**Your instructions**
Your answer should consist of the lines in the following data that contain "call".

**Exercise data**
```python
_SIGS = {
    "ic2_abi_version": [],
    "ic2_dev_mode": [],
    "ic2_conv_plan": [_I, _I, _I, _I, _I, _I, _I, _I, _I, _I, _I, _I],
    "ic2_quantize_uniform": [_P, _I64, _I, _P, _P, _P],
    "ic2_quantize_codebook_argmin": [_P, _I64, _P, _I, _P, _P, _P, _P],
    "ic2_codebook_lookup": [_P, _I64, _P, _I, _P, _P, _P],
    "ic2_code_record": [_P, _I, _I, _I, _P, _I64, _P, _P],
    "ic2_gumbel_softmax_quantize": [_P, _I64, _P, _I, _P, _F, _I, ctypes.c_uint64, ctypes.c_uint64, _P, _P, _P, _P,
                                    _P],
    "ic2_gumbel_softmax_quantize_dseed": [_P, _I64, _P, _I, _P, _F, _I, _P, ctypes.c_uint64, _P, _P, _P, _P, _P],
    "ic2_bias_act": [_P, _P, _P, _I, _I64, _I64, _I64, _I, _F, _F, _F, _P],
    "ic2_upfirdn2d": [_P, _P, _I, _I64, _I, _I, _I, _I, _P, _I, _I, _I, _I, _I, _I, _I, _I, _I, _I, _I, _I, _F, _P],
    "ic2_filtered_lrelu": [_P, _P, _I, _I64, _I64, _I, _I, _I, _I, _P, _I, _P, _I, _P, _I, _I, _I, _I, _I, _I, _F, _F,
                           _F, _I, _P],
    "ic2_flrelu_nhwc": [_P, _P, _I, _I, _I, _I, _I, _I, _I, _I, _P, _I, _P, _I, _P, _I, _I, _I, _I, _I, _I, _F, _F, _F,
                        _I, _P, _P],
    "ic2_flrelu_nhwc16": [_P, _P, _I, _I, _I, _I, _I, _I, _I, _I, _P, _I, _P, _I, _P, _I, _I, _I, _I, _I, _I, _F, _F,
                          _F, _I, _P, _P],
    "ic2_fc": [_P, _I64, _P, _P, _P, _I, _I, _I, _F, _F, _I, _F, _F, _P],
    "ic2_pack_weight": [_P, _I, _I, _I, _I, _I, _I, _I, _F, _P, _I, _P, _P],
    "ic2_modconv_prep": [_P, _P, _I, _I, _I, _I, _I, _I, _F, _F, _P, _P, _P, _P],
    "ic2_modconv_prep_batched": [_P, _I64, _I, _I, _I, _P, _P],
    "ic2_conv_igemm": [_P, _P, _P, _I, _I, _I, _I, _I, _I, _I, _I, _I, _I, _I, _I, _I, _P, _P, _I, _F, _F, _F, _F, _I,
                       _P],
    "ic2_conv_igemm_ws_bytes": [_I, _I, _I, _I, _I, _I, _I, _I, _I],
    "ic2_conv_igemm_ws": [_P, _P, _P, _I, _I, _I, _I, _I, _I, _I, _I, _I, _I, _I, _I, _I, _P, _P, _I, _F, _F, _F, _F,
                          _I, _P, _I64, _P],
    "ic2_pack_weight_wino": [_P, _I, _I, _I, _I, _I, _F, _P, _I, _P],
    "ic2_pack_weight_adjoint": [_P, _I, _I, _I, _I, _I, _I, _P, _I, _P],
    "ic2_conv_wino": [_P, _P, _P, _I, _I, _I, _I, _I, _I, _I, _I, _I, _I, _I, _P, _P, _I, _F, _F, _F, _F, _I, _P],
    "ic2_conv_wino_plan": [_I, _I, _I, _I, _I, _I],
    "ic2_conv_wino_preferred": [_I, _I, _I, _I, _I, _I, _I, _I, _I],
    "ic2_conv_wino_stamps": [_P, _I64],
    "ic2_synth_input_features": [_P, _P, _P, _P, _I, _I, _I, _I, _F, _F, _P, _I, _P],
    "ic2_nchw_to_nhwc": [_P, _P, _I, _I, _I, _I, _I, _I, _P, _P],
    "ic2_from_rgb_conv": [_P, _I, _P, _I, _P, _P, _I, _I, _I, _I, _P],
    "ic2_from_rgb_conv_x3": [_P, _I, _P, _I, _P, _P, _I, _I, _I, _I, _P],
    "ic2_from_rgb_conv_f16": [_P, _I, _P, _I, _P, _P, _I, _I, _I, _I, _P],
    "ic2_nhwc_to_nchw": [_P, _I, _P, _I, _I, _I, _I, _I, _P],
    "ic2_group_norm_stats_floats": [_I, _I, _I],
    "ic2_group_norm_stats": [_P, _I, _I, _I, _I, _I, _I, _F, _P, _P],
    "ic2_gn_lrelu_pool": [_P, _P, _I, _I, _I, _I, _I, _I, _I, _I, _P, _P, _P, _F, _I, _P],
    "ic2_global_avg_pool_floats": [_I, _I, _I, _I],
    "ic2_global_avg_pool": [_P, _I, _I, _I, _I, _I, _P, _P],
    "ic2_reparameterize": [_P, _P, _I, _I, _I, _I, _I, _P, _P, _P, _P],
    "ic2_uint8_sse_scratch_doubles": [_I64],
    "ic2_uint8_sse": [_P, _P, _I64, _I64, _P, _P, _P],
    "ic2_resize_bilinear": [_P, _P, _I64, _I, _I, _I, _I, _P],
    "ic2_rc_bound": [_I64, _I64],
    "ic2_rc_encode": [_P, _I64, _I, _I, _I, _P, _I64, _P, _I],
    "ic2_rc_decode": [_P, _P, _I64, _I, _I, _I, _P, _I],
    "ic2_conv_wgrad_ws_floats": [_I, _I, _I, _I, _I, _I, _I, _I],
    "ic2_conv_wgrad": [_P, _P, _P, _I, _I, _I, _I, _I, _I, _I, _I, _I, _P, _I64, _P],
    "ic2_conv_wgrad_oihw": [_P, _P, _P, _I, _I, _I, _I, _I, _I, _I, _I, _I, _I, _I, _P, _I64, _P],
    "ic2_gn_lrelu_pool_bwd_floats": [_I, _I, _I, _I, _I],
    "ic2_gn_lrelu_pool_bwd": [_P, _P, _P, _I, _I, _I, _I, _I, _I, _I, _I, _I, _P, _P, _P, _F, _I, _P, _P, _P, _I64,
                              _P],
    "ic2_gn_lrelu_pool_bwd_db": [_P, _P, _P, _I, _I, _I, _I, _I, _I, _I, _I, _I, _P, _P, _P, _F, _I, _P, _P, _P, _P,
                                 _I64, _P],
    "ic2_gap_bwd": [_P, _P, _I, _I, _I, _I, _I, _P],
    "ic2_flrelu_bwd_ydot_floats": [_I, _I, _I, _I, _I],
    "ic2_flrelu_bwd_nhwc_ex": [_P, _I, _P, _I, _P, _I, _I, _I, _I, _I, _I, _I, _P, _I, _P, _I, _I, _I, _I, _I, _I, _I,
                               _F, _F, _F, _I, _P, _P, _P, _I64, _P],
    "ic2_scale_bwd_part_floats": [_I, _I, _I],
    "ic2_colsum_div": [_P, _I, _I, _I, _P, _P, _P],
    "ic2_scale_bwd_nhwc": [_P, _P, _P, _P, _I, _I, _I, _I, _P, _I64, _P],
    "ic2_scale_nhwc": [_P, _P, _P, _I, _I, _I, _I, _P],
    "ic2_conv3x3_gn_stats_floats": [_I, _I, _I, _I, _I, _I, _I, _I, _I, _I],
    "ic2_conv3x3_gn_fwd": [_P, _P, _P, _I, _I, _I, _I, _I, _I, _I, _I, _I, _I, _P, _I, _F, _P, _I64, _P, _I64, _I,
                           _P],
    "ic2_conv3x3_gn_fwd_scaled": [_P, _P, _P, _I, _I, _I, _I, _I, _I, _I, _I, _I, _I, _P, _F, _I, _F, _P, _I64, _P,
                                  _I64, _I, _P],
    "ic2_conv3x3_gnin_supported": [_I, _I, _I, _I, _I, _I, _I, _I, _I],
    "ic2_conv3x3_gn_fuses": [_I, _I, _I, _I, _I, _I, _I, _I, _I, _I, _I, _I],
    "ic2_gn_affine_table": [_P, _P, _P, _I, _I, _I, _I, _P, _P],
    "ic2_conv3x3_gnin_gn_fwd": [_P, _P, _F, _P, _P, _I, _I, _I, _I, _I, _I, _I, _I, _I, _I, _P, _I, _F, _P, _I64, _P,
                                _I64, _I, _P],
    "ic2_flrelu_bwd_nhwc": [_P, _I, _P, _I, _P, _I, _I, _I, _I, _I, _I, _P, _I, _P, _I, _I, _I, _I, _I, _I, _I, _F, _F,
                            _F, _I, _P],
}
_RESTYPE = {"ic2_conv_plan": ctypes.c_char_p, "ic2_conv_wino_plan": ctypes.c_char_p, "ic2_conv_igemm_ws_bytes": _I64, "ic2_group_norm_stats_floats": _I64, "ic2_global_avg_pool_floats": _I64,
            "ic2_uint8_sse_scratch_doubles": _I64, "ic2_rc_bound": _I64, "ic2_conv_wgrad_ws_floats": _I64,
            "ic2_gn_lrelu_pool_bwd_floats": _I64, "ic2_conv3x3_gn_stats_floats": _I64,
            "ic2_flrelu_bwd_ydot_floats": _I64, "ic2_scale_bwd_part_floats": _I64}

_lib = None
_lock = threading.Lock()


class NativeUnavailable(RuntimeError):
    pass


def load():
    global _lib
    if _lib is not None:
        return _lib
    with _lock:
        if _lib is not None:
            return _lib
        if not os.path.exists(LIB_PATH):
            raise NativeUnavailable(
                f"{LIB_PATH} is missing: build it with `python -m image_compression_2_amd.build_native` "
                "(there is no CPU fallback for the product path)")
        lib = ctypes.CDLL(LIB_PATH)
        lib.ic2_last_error.restype = ctypes.c_char_p
        lib.ic2_last_error.argtypes = []
        for name, args in _SIGS.items():
            fn = getattr(lib, name)
            fn.argtypes = args
            fn.restype = _RESTYPE.get(name, _I)
        _lib = lib
    return _lib


def exported_symbols():
    return ["ic2_last_error"] + list(_SIGS)


def call(name, *args):
    lib = load()
    rc = getattr(lib, name)(*args)
    if rc != 0:
        msg = lib.ic2_last_error().decode(errors="replace")
        raise RuntimeError(f"{name} failed (code {rc}): {msg}")
    return rc


def query(name, *args):
    return getattr(load(), name)(*args)


def conv_plan(dtype, out_dtype, out_layout, n, h, w, cin_p, cout_p, cout_valid, kh, kw, pad):
    return query("ic2_conv_plan", dtype, out_dtype, out_layout, n, h, w, cin_p, cout_p, cout_valid, kh, kw,
                 pad).decode()


def conv_igemm(x, w, y, dtype, out_dtype, n, h, w_, cin_p, cout_p, cout_valid, kh, kw, pad, ho, wo, oscale, bias,
               act, slope, act_gain, clamp, out_mul, out_layout, stream, device):
    nbytes = int(query("ic2_conv_igemm_ws_bytes", dtype, n, h, w_, cin_p, cout_p, kh, kw, pad))
    ws = torch.empty([max(nbytes, 16) // 4], dtype=torch.float32, device=device) if nbytes > 0 else None
    return call("ic2_conv_igemm_ws", x, w, y, dtype, out_dtype, n, h, w_, cin_p, cout_p, cout_valid, kh, kw, pad, ho,
                wo, oscale, bias, act, slope, act_gain, clamp, out_mul, out_layout, ptr(ws), nbytes, stream)


def wino_preferred(dtype, n, h, w, cin_p, cout_p, kh, kw, pad):
    return bool(query("ic2_conv_wino_preferred", dtype, n, h, w, cin_p, cout_p, kh, kw, pad))


def wino_plan(n, h, w, cin_p, cout_p, pad):
    return query("ic2_conv_wino_plan", n, h, w, cin_p, cout_p, pad).decode()


def conv_wino(x, u, y, dtype, out_dtype, n, h, w_, cin_p, cout_p, cout_valid, pad, ho, wo, oscale, bias, act, slope,
              act_gain, clamp, out_mul, out_layout, stream):
    return call("ic2_conv_wino", x, u, y, dtype, out_dtype, n, h, w_, cin_p, cout_p, cout_valid, pad, ho, wo, oscale,
                bias, act, slope, act_gain, clamp, out_mul, out_layout, stream)


_flops_hook = None


def note_flops(alg_flops):
    if _flops_hook is not None:
        _flops_hook(alg_flops)


def knob(name, default):
    v = os.environ.get(name)
    if os.environ.get("IC2_DEV") != "1":
        if v is not None:
            print(f"[ic2] {name}={v} ignored: development knobs need IC2_DEV=1", file=sys.stderr)
        return default
    return default if v is None else type(default)(v)


def require_gpu(*tensors):
    for t in tensors:
        if t is None:
            continue
        if not t.is_cuda:
            raise RuntimeError("image_compression_2_amd runs on ROCm devices only (got a CPU tensor); "
                               "the CPU restatement lives in oracle/ and is test infrastructure")
        if not t.is_contiguous():
            raise RuntimeError("expected a contiguous tensor")


class AutogradUnsupported(RuntimeError):
    pass


def grad_inputs(tensors=(), modules=()):
    if not torch.is_grad_enabled():
        return []
    req = [t for t in tensors if isinstance(t, torch.Tensor) and t.requires_grad]
    return req + [p for m in modules for p in m.parameters() if p.requires_grad]


class _RefuseBackward(torch.autograd.Function):

    @staticmethod
    def forward(ctx, what, n_out, *args):
        ctx.what = what
        return tuple(a.detach() for a in args[:n_out])

    @staticmethod
    def backward(ctx, *grads):
        raise AutogradUnsupported(
            f"{ctx.what}: backward through the HIP path is not implemented for this module (training, SURVEY.md "
            "8(f) #3; the reference trains only the encoder, through a frozen generator).  Freeze the module with "
            ".requires_grad_(False) or detach its inputs")


def refuse_backward(what, outputs, tensors=(), modules=()):
    req = grad_inputs(tensors, modules)
    if not req:
        return outputs
    single = isinstance(outputs, torch.Tensor)
    outs = [outputs] if single else list(outputs)
    fl = [i for i, o in enumerate(outs) if isinstance(o, torch.Tensor) and o.is_floating_point()]
# ... 64 lines not shown
```

image_compression_2_amd/csrc/conv_common.h:

```cpp
#pragma once
#include "common.h"

namespace ic2 {

typedef __attribute__((ext_vector_type(8))) __bf16 bf16x8;
typedef __attribute__((ext_vector_type(8))) _Float16 f16x8;
typedef __attribute__((ext_vector_type(4))) float f32x4;

template <bool F16>
__device__ __forceinline__ f32x4 mfma32(bf16x8 a, bf16x8 b, f32x4 c) {
  if constexpr (F16)
    return __builtin_amdgcn_mfma_f32_16x16x32_f16(__builtin_bit_cast(f16x8, a), __builtin_bit_cast(f16x8, b), c, 0, 0, 0);
  else
    return __builtin_amdgcn_mfma_f32_16x16x32_bf16(a, b, c, 0, 0, 0);
}
__host__ __device__ inline bool is16(int dtype) { return dtype == IC2_BF16 || dtype == IC2_F16; }

struct IgemmArgs {
  const void* x;
  const void* w;
  void* y;
  const float* oscale;
  const float* bias;
  float* ws;
  int n, h, w_, cin_p, cout_p, cout_valid, kh, kw, pad, ho, wo;
  int M;
  int K;
  int nq;
  int tiles_o;
  int nblocks;
  int group;
  int korder;
  int o_base;
  int tile_base;
  int act;
  float slope, act_gain, clamp, out_mul;
  int out_layout, out_dtype;
  double* gn_part;
  int gn_groups, gn_c;
  const float* in_gn;
  float in_slope;
  int x_pix, x_hb32;
  int wx_twp, wx_th, wx_ns, wx_hp, wx_nh, wx_tx, wx_ty;
  int out_ieee;
};
__device__ __forceinline__ int ig_xb32(const IgemmArgs& a, int b) { return b >= a.x_hb32 ? b - a.x_hb32 : b; }

__device__ __forceinline__ float4 ig_load_oscale(const IgemmArgs& a, int nn, int ob) {
  return a.oscale && ob < a.cout_p ? *reinterpret_cast<const float4*>(a.oscale + (int64_t)nn * a.cout_p + ob)
                                   : make_float4(1.f, 1.f, 1.f, 1.f);
}
__device__ __forceinline__ float4 ig_load_bias(const IgemmArgs& a, int ob) {
  return a.bias && ob < a.cout_p ? *reinterpret_cast<const float4*>(a.bias + ob) : make_float4(0.f, 0.f, 0.f, 0.f);
}
__device__ __forceinline__ void ig_preloads_done() { __builtin_amdgcn_s_waitcnt(0x0F70); }
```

**Answer for the task**
def call(name, *args):
    return call("ic2_conv_igemm_ws", x, w, y, dtype, out_dtype, n, h, w_, cin_p, cout_p, cout_valid, kh, kw, pad, ho,
    return call("ic2_conv_wino", x, u, y, dtype, out_dtype, n, h, w_, cin_p, cout_p, cout_valid, pad, ho, wo, oscale,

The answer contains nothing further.